Copy, from the listing, every line in which the string "typedef" is present.

▸ Entries supplied
BEGIN

template <class F, int... I>
__device__ __forceinline__ void static_for_impl(F&& f, std::integer_sequence<int, I...>) {
  (f(std::integral_constant<int, I>{}), ...);
}
template <int N, class F>
__device__ __forceinline__ void static_for(F&& f) {
  static_for_impl(f, std::make_integer_sequence<int, N>{});
}

constexpr int kThreads = kWaves * 64;
constexpr int kStageBytes = kStageFrags * kFragBytes;
constexpr int kSlots = 3;
constexpr int kRingBytes = kSlots * kStageBytes;
constexpr int kBiasLdsOff = kRingBytes;
constexpr int kFragAhead = 4;

extern __shared__ __attribute__((aligned(16))) char smem[];

#ifdef LNRF_TIMELINE
struct Timeline {
  unsigned long long* buf = nullptr;
  int n = 0;
  bool on = false;
  __device__ __forceinline__ void stamp() {
    if (on) {
      const unsigned long long t = __builtin_amdgcn_s_memtime();
      if ((threadIdx.x & 63) == 0) buf[(threadIdx.x >> 6) * 1024 + n] = t;
      ++n;
    }
  }
};
#define LNRF_TL_STAMP(ring) (ring).tl.stamp()
#else
#define LNRF_TL_STAMP(ring) ((void)0)
#endif

__device__ __forceinline__ bf16x8 bits_to_frag(uint4 v) { return __builtin_bit_cast(bf16x8, v); }
__device__ __forceinline__ uint4 frag_to_bits(bf16x8 v) { return __builtin_bit_cast(uint4, v); }
__device__ __forceinline__ bf16x8 zero_frag() { return bits_to_frag(make_uint4(0, 0, 0, 0)); }

struct TileCtx {
  int lane, wave, c, h;
  int64_t tile, m;
  bool valid;
};
template <int NW>
__device__ __forceinline__ TileCtx tile_ctx(int64_t M) {
  const int tid = threadIdx.x;
  const int lane = tid & 63;
  const int wave = __builtin_amdgcn_readfirstlane(tid >> 6);
  const int c = lane & 31, h = lane >> 5;
  const int64_t tile = (int64_t)blockIdx.x * NW + wave;
  const int64_t m = tile * kTileCols + c;
  return {lane, wave, c, h, tile, m, m < M};
}

typedef __attribute__((address_space(1))) char gchar;
typedef unsigned u32x4 __attribute__((ext_vector_type(4)));
__device__ __forceinline__ gchar* uniform_global(const void* p) {
  uint64_t a = reinterpret_cast<uint64_t>(p);
  asm("" : "+s"(a));
  return (gchar*)a;
}


template <int NSTAGES, class SEQ, int NW = kWaves>
struct Ring {
  static constexpr int kPerWave = kStageFrags / NW;
  const char* stream;
  int wave, lane;
  uint4 r[2][kPerWave];
  bf16x8 fifo[kFragAhead];
#ifdef LNRF_TIMELINE
  Timeline tl;
#endif

  template <int T>
  __device__ __forceinline__ void load() {
#pragma unroll
    for (int q = 0; q < kPerWave; ++q) {
      const int f = wave + NW * q;
      const gchar* frag = uniform_global(stream + ((int64_t)T * kStageFrags + f) * kFragBytes);
      const u32x4 v = *reinterpret_cast<const __attribute__((address_space(1))) u32x4*>(frag + (unsigned)(lane * 16));
      r[T & 1][q] = make_uint4(v[0], v[1], v[2], v[3]);
    }
  }
  template <int T>
  __device__ __forceinline__ void write() {
#pragma unroll
    for (int q = 0; q < kPerWave; ++q) {
      const int f = wave + NW * q;
      *reinterpret_cast<uint4*>(&smem[(T % kSlots) * kStageBytes + f * kFragBytes + lane * 16]) = r[T & 1][q];
    }
  }
  template <int G>
  __device__ __forceinline__ bf16x8 read_lds() const {
    constexpr int off = ((G / kStageFrags) % kSlots) * kStageBytes + (G % kStageFrags) * kFragBytes;
    return bits_to_frag(*reinterpret_cast<const uint4*>(&smem[off + lane * 16]));
  }
  __device__ __forceinline__ void prologue() {
    load<0>();
    if constexpr (NSTAGES > 1) load<1>();
    write<0>();
    if constexpr (NSTAGES > 1) write<1>();
    if constexpr (NSTAGES > 2) load<2>();
    if constexpr (NSTAGES > 3) load<3>();
    __syncthreads();
    if constexpr (NSTAGES > 2) write<2>();
    if constexpr (NSTAGES > 4) load<4>();
    static_for<kFragAhead>([&](auto i) {
      constexpr int c = decltype(i)::value;
      if constexpr (c < SEQ::count) fifo[c] = read_lds<SEQ::at(c)>();
    });
  }
  template <int T>
  __device__ __forceinline__ void advance() {
#ifdef LNRF_TIMELINE
    tl.stamp();
#endif
    __syncthreads();
#ifdef LNRF_TIMELINE
    tl.stamp();
#endif
    if constexpr (T + 2 < NSTAGES) write<T + 2>();
    if constexpr (T + 4 < NSTAGES) load<T + 4>();
  }
  template <int C>
  __device__ __forceinline__ bf16x8 next() {
    constexpr int g = SEQ::at(C);
    if constexpr (g % kStageFrags == 0 && g > 0) advance<g / kStageFrags>();
    const bf16x8 a = fifo[C % kFragAhead];
    if constexpr (C + kFragAhead < SEQ::count) fifo[C % kFragAhead] = read_lds<SEQ::at(C + kFragAhead)>();
    return a;
  }
};
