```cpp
__global__ __launch_bounds__(1024) void row_scan_kernel(int gx, const uint32_t* __restrict__ chunk_first,
                                                        uint32_t* __restrict__ row_table, int stride,
                                                        uint32_t* __restrict__ row_tot, uint32_t* __restrict__ col_rel) {
    __shared__ uint32_t s_first[257];
    __shared__ uint32_t s_wave[16];
    __shared__ uint32_t s_carry;
    const int tid = threadIdx.x;
    if (tid <= gx) s_first[tid] = chunk_first[tid];
    const int n = (int)chunk_first[gx];
    uint32_t* row = row_table + (size_t)blockIdx.x * stride;
    const uint32_t total = row_excl_scan_1024(row, row, n, tid, s_wave, &s_carry);
    __syncthreads();
    uint32_t* cr = col_rel + (size_t)blockIdx.x * (gx + 1);
    if (tid < gx) cr[tid] = __hip_atomic_load(row + s_first[tid], __ATOMIC_RELAXED, __HIP_MEMORY_SCOPE_AGENT);
    if (tid == 0) { cr[gx] = total; row_tot[blockIdx.x] = total; }
}

struct ExpandArgs {
    int n_items;
    int nbins;
    int gx;
    const uint32_t* order;
    const uint2* rect_sorted;
    const uint32_t* chunk_first;
    const uint32_t* col_start;
    const uint32_t* seg_idx_in;
    const uint16_t* seg_yh_in;
    const uint32_t* col_rel;
    uint32_t* ranges;
    const uint32_t* table;
// ... 188 lines not shown

int launch_binning2_level1(const Frame& f, GeomView g, hipStream_t st) {
    if (f.P <= 0) return 0;
    {
        StageTimer tm(kStSort, st);
#define MVI_DS_PASS(PASS, SRC, DST)                                                                                              \
        hipLaunchKernelGGL(depth_count_kernel, dim3(g.nds), dim3(kDsThreads), 0, st, g.dkeys[SRC], f.P, 8 * PASS, g.ds_table,     \
                           g.ds_super[PASS & 1]);                                                                                 \
        hipLaunchKernelGGL((depth_scatter_kernel<PASS>), dim3(g.nds), dim3(kDsThreads), 0, st, g.dkeys[SRC], g.dvals[SRC],        \
                           g.dkeys[DST], g.dvals[DST], f.P, g.ds_table, g.ds_super[PASS & 1], g.nsuper,                           \
                           PASS < 3 ? g.ds_super[(PASS + 1) & 1] : (uint32_t*)nullptr, g.rect, g.rect_sorted);
        MVI_DS_PASS(0, 0, 1) MVI_DS_PASS(1, 1, 0) MVI_DS_PASS(2, 0, 1) MVI_DS_PASS(3, 1, 0)
#undef MVI_DS_PASS
    }
    StageTimer tm(kStDup, st);
    hipLaunchKernelGGL(column_count_kernel, dim3(g.nblk1), dim3(kExThreads), 0, st, f.P, f.gx, g.rect_sorted, g.col_table,
                       g.nblk1);
    hipLaunchKernelGGL(columns_scan_kernel, dim3(f.gx), dim3(1024), 0, st, g.col_table, g.nblk1, g.nblk1, g.col_tot, f.gx,
                       g.arrivals, g.chunk_first, g.col_start);
    return hipGetLastError() == hipSuccess ? 0 : MVI_EHIP;
}

int launch_binning2(const Frame& f, GeomView g, BinningView b, ImageView im, int64_t D, int64_t segments, hipStream_t st) {
    const size_t tiles = (size_t)f.gx * f.gy;
    if (D <= 0 || f.P <= 0) return launch_zero_fill(im.ranges, 8 * tiles, st);
    const bool wide = f.gx > 128 || f.gy > 128;
    ExpandArgs a1{};
    a1.n_items = f.P; a1.nbins = f.gx; a1.gx = f.gx;
    a1.order = g.dvals[0]; a1.rect_sorted = g.rect_sorted;
    a1.table = g.col_table; a1.tot = g.col_tot; a1.stride = g.nblk1;
    a1.out_idx = b.vals[0]; a1.out_aux = (uint16_t*)b.keys[0];
    a1.stamps = g_dev_stamps[0];
    {
        StageTimer tm(kStDup, st);
        if (wide)
            hipLaunchKernelGGL((expand_scatter_kernel<1, 256, kExItems, 64 * 256>), dim3(g.nblk1), dim3(kExThreads), 0, st, a1);
        else hipLaunchKernelGGL((expand_scatter_kernel<1, 128, kExItems, 64 * 128>), dim3(g.nblk1), dim3(kExThreads), 0, st, a1);
    }
    int nchunk = b.nsort;
    if (segments > 0 && segments <= D) nchunk = (int)min((int64_t)b.nsort, segments / kEx2Chunk + f.gx + 1);
    ExpandArgs a2{};
    a2.nbins = f.gy; a2.gx = f.gx;
    a2.chunk_first = g.chunk_first; a2.col_start = g.col_start;
    a2.seg_idx_in = b.vals[0]; a2.seg_yh_in = (const uint16_t*)b.keys[0];
    a2.col_rel = b.col_rel; a2.ranges = im.ranges;
    a2.table = b.block_hist; a2.tot = b.digit_tot; a2.stride = b.nsort;
    a2.out_idx = b.vals[1];
    a2.stamps = g_dev_stamps[1];
    StageTimer tm(kStSort, st);
    hipLaunchKernelGGL(row_count_kernel, dim3(nchunk), dim3(kExThreads), 0, st, f.gx, f.gy, g.chunk_first, g.col_start,
                       (const uint16_t*)b.keys[0], b.block_hist, b.nsort);
    hipLaunchKernelGGL(row_scan_kernel, dim3(f.gy), dim3(1024), 0, st, f.gx, g.chunk_first, b.block_hist, b.nsort,
                       b.digit_tot, b.col_rel);
    if (f.gy <= kEx2SmallNB)
        hipLaunchKernelGGL((expand_scatter_kernel<2, kEx2SmallNB, kEx2Items, kEx2SmallCap>), dim3(nchunk), dim3(kExThreads), 0,
                           st, a2);
    else if (f.gy <= 128)
        hipLaunchKernelGGL((expand_scatter_kernel<2, 128, kEx2Items, 64 * 128>), dim3(nchunk), dim3(kExThreads), 0, st, a2);
    else hipLaunchKernelGGL((expand_scatter_kernel<2, 256, kEx2Items, 64 * 256>), dim3(nchunk), dim3(kExThreads), 0, st, a2);
    return hipGetLastError() == hipSuccess ? 0 : MVI_EHIP;
}

}
```
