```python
def geom(t, dtype=torch.float32):
    if isinstance(t, Planes):
        raise ValueError("this operation takes an fp32 NHWC tensor, not Planes (use .f32())")
    if t.dim() != 4 or t.dtype != dtype or not t.is_cuda:
        raise ValueError("expected a 4-D fp32 CUDA NHWC tensor, got %s %s %s" % (tuple(t.shape), t.dtype, t.device))
    n, h, w, c = t.shape
# ... 600 lines not shown
    coef = torch.empty((4, c), dtype=torch.float32, device=partials.device)
    call("iswm_bn_finalize", _p(partials), tiles, c, count, tile_rows, _p(gamma), _p(beta), _p(running_mean),
         _p(running_var), float(momentum), float(eps), _p(coef[0]), _p(coef[1]), _p(coef[2]), _p(coef[3]), _stream())
    return coef


def bn_eval_coeffs(gamma, beta, running_mean, running_var, eps=BN_EPS):
    c = running_mean.numel()
    coef = torch.empty((4, c), dtype=torch.float32, device=running_mean.device)
    call("iswm_bn_eval_coeffs", c, _p(gamma), _p(beta), _p(running_mean), _p(running_var), float(eps), _p(coef[0]),
         _p(coef[1]), _p(coef[2]), _p(coef[3]), _stream())
    return coef


def _relu_code(relu):
    return 6 if (relu == 6 and relu is not True) else int(bool(relu))


def bn_apply(y, coef, relu, residual=None, out=None, planes=False):
    m, c, ldy = rows(y)
    if out is None:
        out = new_planes(*y.shape, y.device) if planes else torch.empty(y.shape, dtype=torch.float32, device=y.device)
    po, mo, co, ldo, pso = xrows(out)
    assert (mo, co) == (m, c)
    pr, ldr, psr = None, 0, 0
    if residual is not None:
        pr, mr, cr, ldr, psr = xrows(residual)
        assert (mr, cr) == (m, c)
    call("iswm_bn_apply_pl", _p(y), m, c, ldy, _p(coef[0]), _p(coef[1]), _p(coef[2]), _p(pr), ldr, psr, _relu_code(relu),
         _p(po), ldo, pso, _stream())
    return out


def bn_backward(dout, out, y, coef, gamma, relu, training, dgamma, dbeta, want_dres=False, dy=None, dy_planes=False,
                stats=None):
    m, c, ldy = rows(y)
    _, _, ldd = rows(dout)
    po, ldo, pso = None, 0, 0
    if out is not None:
        po, _, _, ldo, pso = xrows(out)
    need = _lib.load().iswm_bn_bwd_workspace(m, c)
    ws = torch.empty((need // 8,), dtype=torch.float64, device=y.device)
    if dy is None:
        dy = new_planes(*y.shape, y.device) if dy_planes else torch.empty(y.shape, dtype=torch.float32, device=y.device)
    pdy, _, _, lddy, psdy = xrows(dy)
    dres = torch.empty(y.shape, dtype=torch.float32, device=y.device) if want_dres else None
    masky = _relu_code(relu) == 1 and not want_dres
    if stats is not None and stats.partials is not None:
        call("iswm_bn_backward_stats_pl", _p(dout), ldd, _p(po), ldo, pso, _p(y), ldy, m, c, _p(coef[2]), _p(coef[3]), _p(gamma),
             _p(coef[0]) if masky else None, _p(coef[1]) if masky else None,
             _relu_code(relu), int(bool(training)), _p(dgamma), _p(dbeta), _p(pdy), lddy, psdy, _p(dres),
             rows(dres)[2] if dres is not None else 0, _p(stats.partials), stats.tiles, _p(ws), need, _stream())
        return dy, dres
    call("iswm_bn_backward_pl", _p(dout), ldd, _p(po), ldo, pso, _p(y), ldy, m, c, _p(coef[2]), _p(coef[3]), _p(gamma),
         _p(coef[0]) if masky else None, _p(coef[1]) if masky else None,
         _relu_code(relu), int(bool(training)), _p(dgamma), _p(dbeta), _p(pdy), lddy, psdy, _p(dres),
         rows(dres)[2] if dres is not None else 0, _p(ws), need, _stream())
    return dy, dres


def bn_apply_classify(y, coef, wc4, bias4):
    m, c, ldy = rows(y)
    out = torch.empty(tuple(y.shape[:3]) + (4,), dtype=torch.float32, device=y.device)
    call("iswm_bn_apply_classify", _p(y), m, c, ldy, _p(coef[0]), _p(coef[1]), _p(coef[2]), _p(wc4), _p(bias4), _p(out), 4, _stream())
    return out

# ... 465 lines not shown
```

Measured before the change: 268.1 images/sec.

## Fold BN statistic finalization into the apply and backward-apply kernels

Adds fused kernels that reduce the per-tile BN partial sums to mean/variance (or dgamma/dbeta) inside each block and then apply the normalization or backward input-gradient in the same launch. This removes a separate finalize launch and its global round-trip for the coefficients, in both forward and backward training paths. Each block redundantly re-reduces the partials for its channel group, adding duplicated reduction work and shared-memory use. The fused path applies only when tiles is between 33 and 128 and C is a multiple of 32; otherwise it falls back to the old two-step path.

```diff
diff --git a/include/iswm_hip.h b/include/iswm_hip.h
--- a/include/iswm_hip.h
+++ b/include/iswm_hip.h
@@ -129,6 +129,13 @@
                      int relu, int training, float* dgamma, float* dbeta, float* dy, int lddy,
                      float* dres, int lddres, void* workspace, size_t workspace_bytes,
                      iswm_stream_t stream);
+int iswm_bn_finalize_apply_pl(const float* partials, int tiles, int C, int64_t count, int64_t tile_rows,
+                              const float* gamma, const float* beta, float* running_mean, float* running_var,
+                              float momentum, float eps, float* scale, float* shift, float* save_mean,
+                              float* save_invstd, const float* y, int64_t M, int ldy, const void* residual, int ldr,
+                              int64_t res_ps, int relu, void* out, int ldo, int64_t out_ps, iswm_stream_t stream);
+int iswm_bn_set_fold(int on);
+int iswm_bn_fold_applies(int tiles, int C);
 int iswm_colsum_finalize(const float* partials, int tiles, int C, float* out, float* scratch,
                          iswm_stream_t stream);
 
diff --git a/iswm_amd/_lib.py b/iswm_amd/_lib.py
--- a/iswm_amd/_lib.py
+++ b/iswm_amd/_lib.py
@@ -76,6 +76,10 @@
     "iswm_colstat_tile_rows": (c_int64, [c_int64]),
     "iswm_colstat": (c_int, [P, c_int64, c_int, c_int, P, P]),
     "iswm_bn_finalize": (c_int, [P, c_int, c_int, c_int64, c_int64, P, P, P, P, c_float, c_float, P, P, P, P, P]),
+    "iswm_bn_finalize_apply_pl": (c_int, [P, c_int, c_int, c_int64, c_int64, P, P, P, P, c_float, c_float, P, P, P, P,
+                                          P, c_int64, c_int, P, c_int, c_int64, c_int, P, c_int, c_int64, P]),
+    "iswm_bn_set_fold": (c_int, [c_int]),
+    "iswm_bn_fold_applies": (c_int, [c_int, c_int]),
     "iswm_bn_eval_coeffs": (c_int, [c_int, P, P, P, P, c_float, P, P, P, P, P]),
     "iswm_bn_apply": (c_int, [P, c_int64, c_int, c_int, P, P, P, P, c_int, c_int, P, c_int, P]),
     "iswm_bn_bwd_workspace": (c_size_t, [c_int64, c_int]),
diff --git a/iswm_amd/csrc/bn.hip b/iswm_amd/csrc/bn.hip
--- a/iswm_amd/csrc/bn.hip
+++ b/iswm_amd/csrc/bn.hip
@@ -406,6 +406,283 @@
         }
         st4x(dy, r * lddy + c, dyps, make_float4(d[0], d[1], d[2], d[3]));
     }
+}
+
+constexpr int FOLD_G = 32;
+constexpr int FOLD_TL = 64;
+constexpr int FOLD_LPT = FOLD_TL * FOLD_G / 256;
+constexpr int FOLD_MAX_TILES = 2 * FOLD_TL;
+
+template <int RELU, bool RES, bool W8>
+__global__ __launch_bounds__(256) void k_bn_fin_apply(const float* __restrict__ partials, int tiles, int C, double count,
+                                                      double R, const float* __restrict__ gamma,
+                                                      const float* __restrict__ beta, float* running_mean,
+                                                      float* running_var, float momentum, float eps, float* scale,
+                                                      float* shift, float* save_mean, float* save_invstd,
+                                                      const float* __restrict__ y, int64_t M, int ldy,
+                                                      const void* __restrict__ res, int ldr, int64_t rps,
+                                                      void* __restrict__ out, int ldo, int64_t ops) {
+    constexpr int NU = W8 ? 2 : 1;
+    constexpr int TPR = FOLD_G / (4 * NU);
+    constexpr int RLN = 256 / TPR;
+    __shared__ double red[FOLD_TL][FOLD_G];
+    __shared__ double mean_s[FOLD_G];
+    __shared__ __align__(16) float coef_s[3][FOLD_G];
+    __shared__ double nt_s[FOLD_MAX_TILES];
+    const int t = threadIdx.x;
+    const int c0 = blockIdx.y * FOLD_G;
+    const int cq = (t % TPR) * 4 * NU;
+    const int c = c0 + cq;
+    int64_t r = (int64_t)blockIdx.x * RLN + t / TPR;
+    const int64_t rstep = (int64_t)gridDim.x * RLN;
+    const float4 z4 = make_float4(0.f, 0.f, 0.f, 0.f);
+    float4 v[2][NU], q[2][NU];
+    auto load = [&](int64_t r0) {
+#pragma unroll
+        for (int u = 0; u < 2; ++u) {
+            const int64_t rr = r0 + u * rstep;
+#pragma unroll
+            for (int n = 0; n < NU; ++n) v[u][n] = q[u][n] = z4;
+            if (rr < M) {
+#pragma unroll
+                for (int n = 0; n < NU; ++n) v[u][n] = ld4(y + rr * ldy + c + 4 * n);
+                if (RES) {
+                    if constexpr (W8) ld8x(res, rr * ldr + c, rps, q[u][0], q[u][1]);
+                    else q[u][0] = ld4x(res, rr * ldr + c, rps);
+                }
+            }
+        }
+    };
+    load(r);
+
+    const int cl = t % FOLD_G, j = t / FOLD_G;
+    const int pc = c0 + cl;
+    float sv[FOLD_LPT][2], qv[FOLD_LPT][2];
+    const float* ps = partials + c0;
+    const float* pq = ps + (size_t)tiles * C;
+#pragma unroll
+    for (int i = 0; i < FOLD_LPT; ++i)
+#pragma unroll
+        for (int h = 0; h < 2; ++h) {
+            const int k = j + FOLD_LPT * i + FOLD_TL * h;
+            const unsigned off = (unsigned)(min(k, tiles - 1) * C + cl);
+            sv[i][h] = ps[off];
+            qv[i][h] = pq[off];
+        }
+#pragma unroll
+    for (int i = 0; i < FOLD_LPT; ++i)
+#pragma unroll
+        for (int h = 0; h < 2; ++h)
+            if (j + FOLD_LPT * i + FOLD_TL * h >= tiles) sv[i][h] = qv[i][h] = 0.f;
+    if (t < tiles) nt_s[t] = R > 0.0 ? fmin(R, count - (double)t * R) : (double)partials[(size_t)2 * tiles * C + t];
+#pragma unroll
+    for (int i = 0; i < FOLD_LPT; ++i) {
+        double s = 0.0;
+        s += (double)sv[i][0];
+        s += (double)sv[i][1];
+        red[j + FOLD_LPT * i][cl] = s;
+    }
+    __syncthreads();
+    if (t < FOLD_G) {
+        double s = red[0][cl];
+#pragma unroll 9
+        for (int k = 1; k < FOLD_TL; ++k) s += red[k][cl];
+        mean_s[cl] = s / count;
+    }
+    __syncthreads();
+    const double mean = mean_s[cl];
+#pragma unroll
+    for (int i = 0; i < FOLD_LPT; ++i) {
+        double m2 = 0.0;
+#pragma unroll
+        for (int h = 0; h < 2; ++h) {
+            const int k = j + FOLD_LPT * i + FOLD_TL * h;
+            if (k < tiles) {
+                const double nt = nt_s[k];
+                const double d = (double)sv[i][h] / nt - mean;
+                m2 += (double)qv[i][h] + nt * d * d;
+            }
+        }
+        red[j + FOLD_LPT * i][cl] = m2;
+        __builtin_amdgcn_sched_barrier(0);
+    }
+    __syncthreads();
+    if (t < FOLD_G) {
+        double m2 = red[0][cl];
+#pragma unroll 9
+        for (int k = 1; k < FOLD_TL; ++k) m2 += red[k][cl];
+        double var = m2 / count;
+        if (var < 0.0) var = 0.0;
+        float invstd = (float)(1.0 / sqrt(var + (double)eps));
+        float g = gamma ? gamma[pc] : 1.f, b = beta ? beta[pc] : 0.f;
+        float sc = g * invstd;
+        coef_s[0][cl] = sc;
+        coef_s[1][cl] = b;
+        coef_s[2][cl] = (float)mean;
+        if (blockIdx.x == 0) {
+            scale[pc] = sc;
+            shift[pc] = b;
+            save_mean[pc] = (float)mean;
+            save_invstd[pc] = invstd;
+            if (running_mean) {
+                double unbiased = count > 1.0 ? var * count / (count - 1.0) : var;
+                running_mean[pc] = __fadd_rn(__fmul_rn(1.f - momentum, running_mean[pc]), __fmul_rn(momentum, (float)mean));
+                running_var[pc] = __fmaf_rn(momentum, (float)unbiased, __fmul_rn(1.f - momentum, running_var[pc]));
+            }
+        }
+    }
+    __syncthreads();
+    float4 sc[NU], sh[NU], mu[NU];
+#pragma unroll
+    for (int n = 0; n < NU; ++n) {
+        sc[n] = ld4(&coef_s[0][cq + 4 * n]);
+        sh[n] = ld4(&coef_s[1][cq + 4 * n]);
+        mu[n] = ld4(&coef_s[2][cq + 4 * n]);
+    }
+    auto one = [&](int64_t rr, const float4* vv, const float4* qq) {
+        float4 o[NU];
+#pragma unroll
+        for (int n = 0; n < NU; ++n) {
+            o[n].x = (vv[n].x - mu[n].x) * sc[n].x + sh[n].x; o[n].y = (vv[n].y - mu[n].y) * sc[n].y + sh[n].y;
+            o[n].z = (vv[n].z - mu[n].z) * sc[n].z + sh[n].z; o[n].w = (vv[n].w - mu[n].w) * sc[n].w + sh[n].w;
+            if (RES) {
+                o[n].x += qq[n].x; o[n].y += qq[n].y; o[n].z += qq[n].z; o[n].w += qq[n].w;
+            }
+            if (RELU) {
+                o[n].x = fmaxf(o[n].x, 0.f); o[n].y = fmaxf(o[n].y, 0.f); o[n].z = fmaxf(o[n].z, 0.f); o[n].w = fmaxf(o[n].w, 0.f);
+            }
+            if (RELU == 2) {
+                o[n].x = fminf(o[n].x, 6.f); o[n].y = fminf(o[n].y, 6.f); o[n].z = fminf(o[n].z, 6.f); o[n].w = fminf(o[n].w, 6.f);
+            }
+        }
+        if constexpr (W8) st8x(out, rr * ldo + c, ops, o[0], o[1]);
+        else st4x(out, rr * ldo + c, ops, o[0]);
+    };
+    while (r < M) {
+        one(r, v[0], q[0]);
+        if (r + rstep < M) one(r + rstep, v[1], q[1]);
+        r += 2 * rstep;
+        if (r < M) load(r);
+    }
+}
+
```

END

▸ Exercise result
typedef __attribute__((address_space(1))) char gchar;
typedef unsigned u32x4 __attribute__((ext_vector_type(4)));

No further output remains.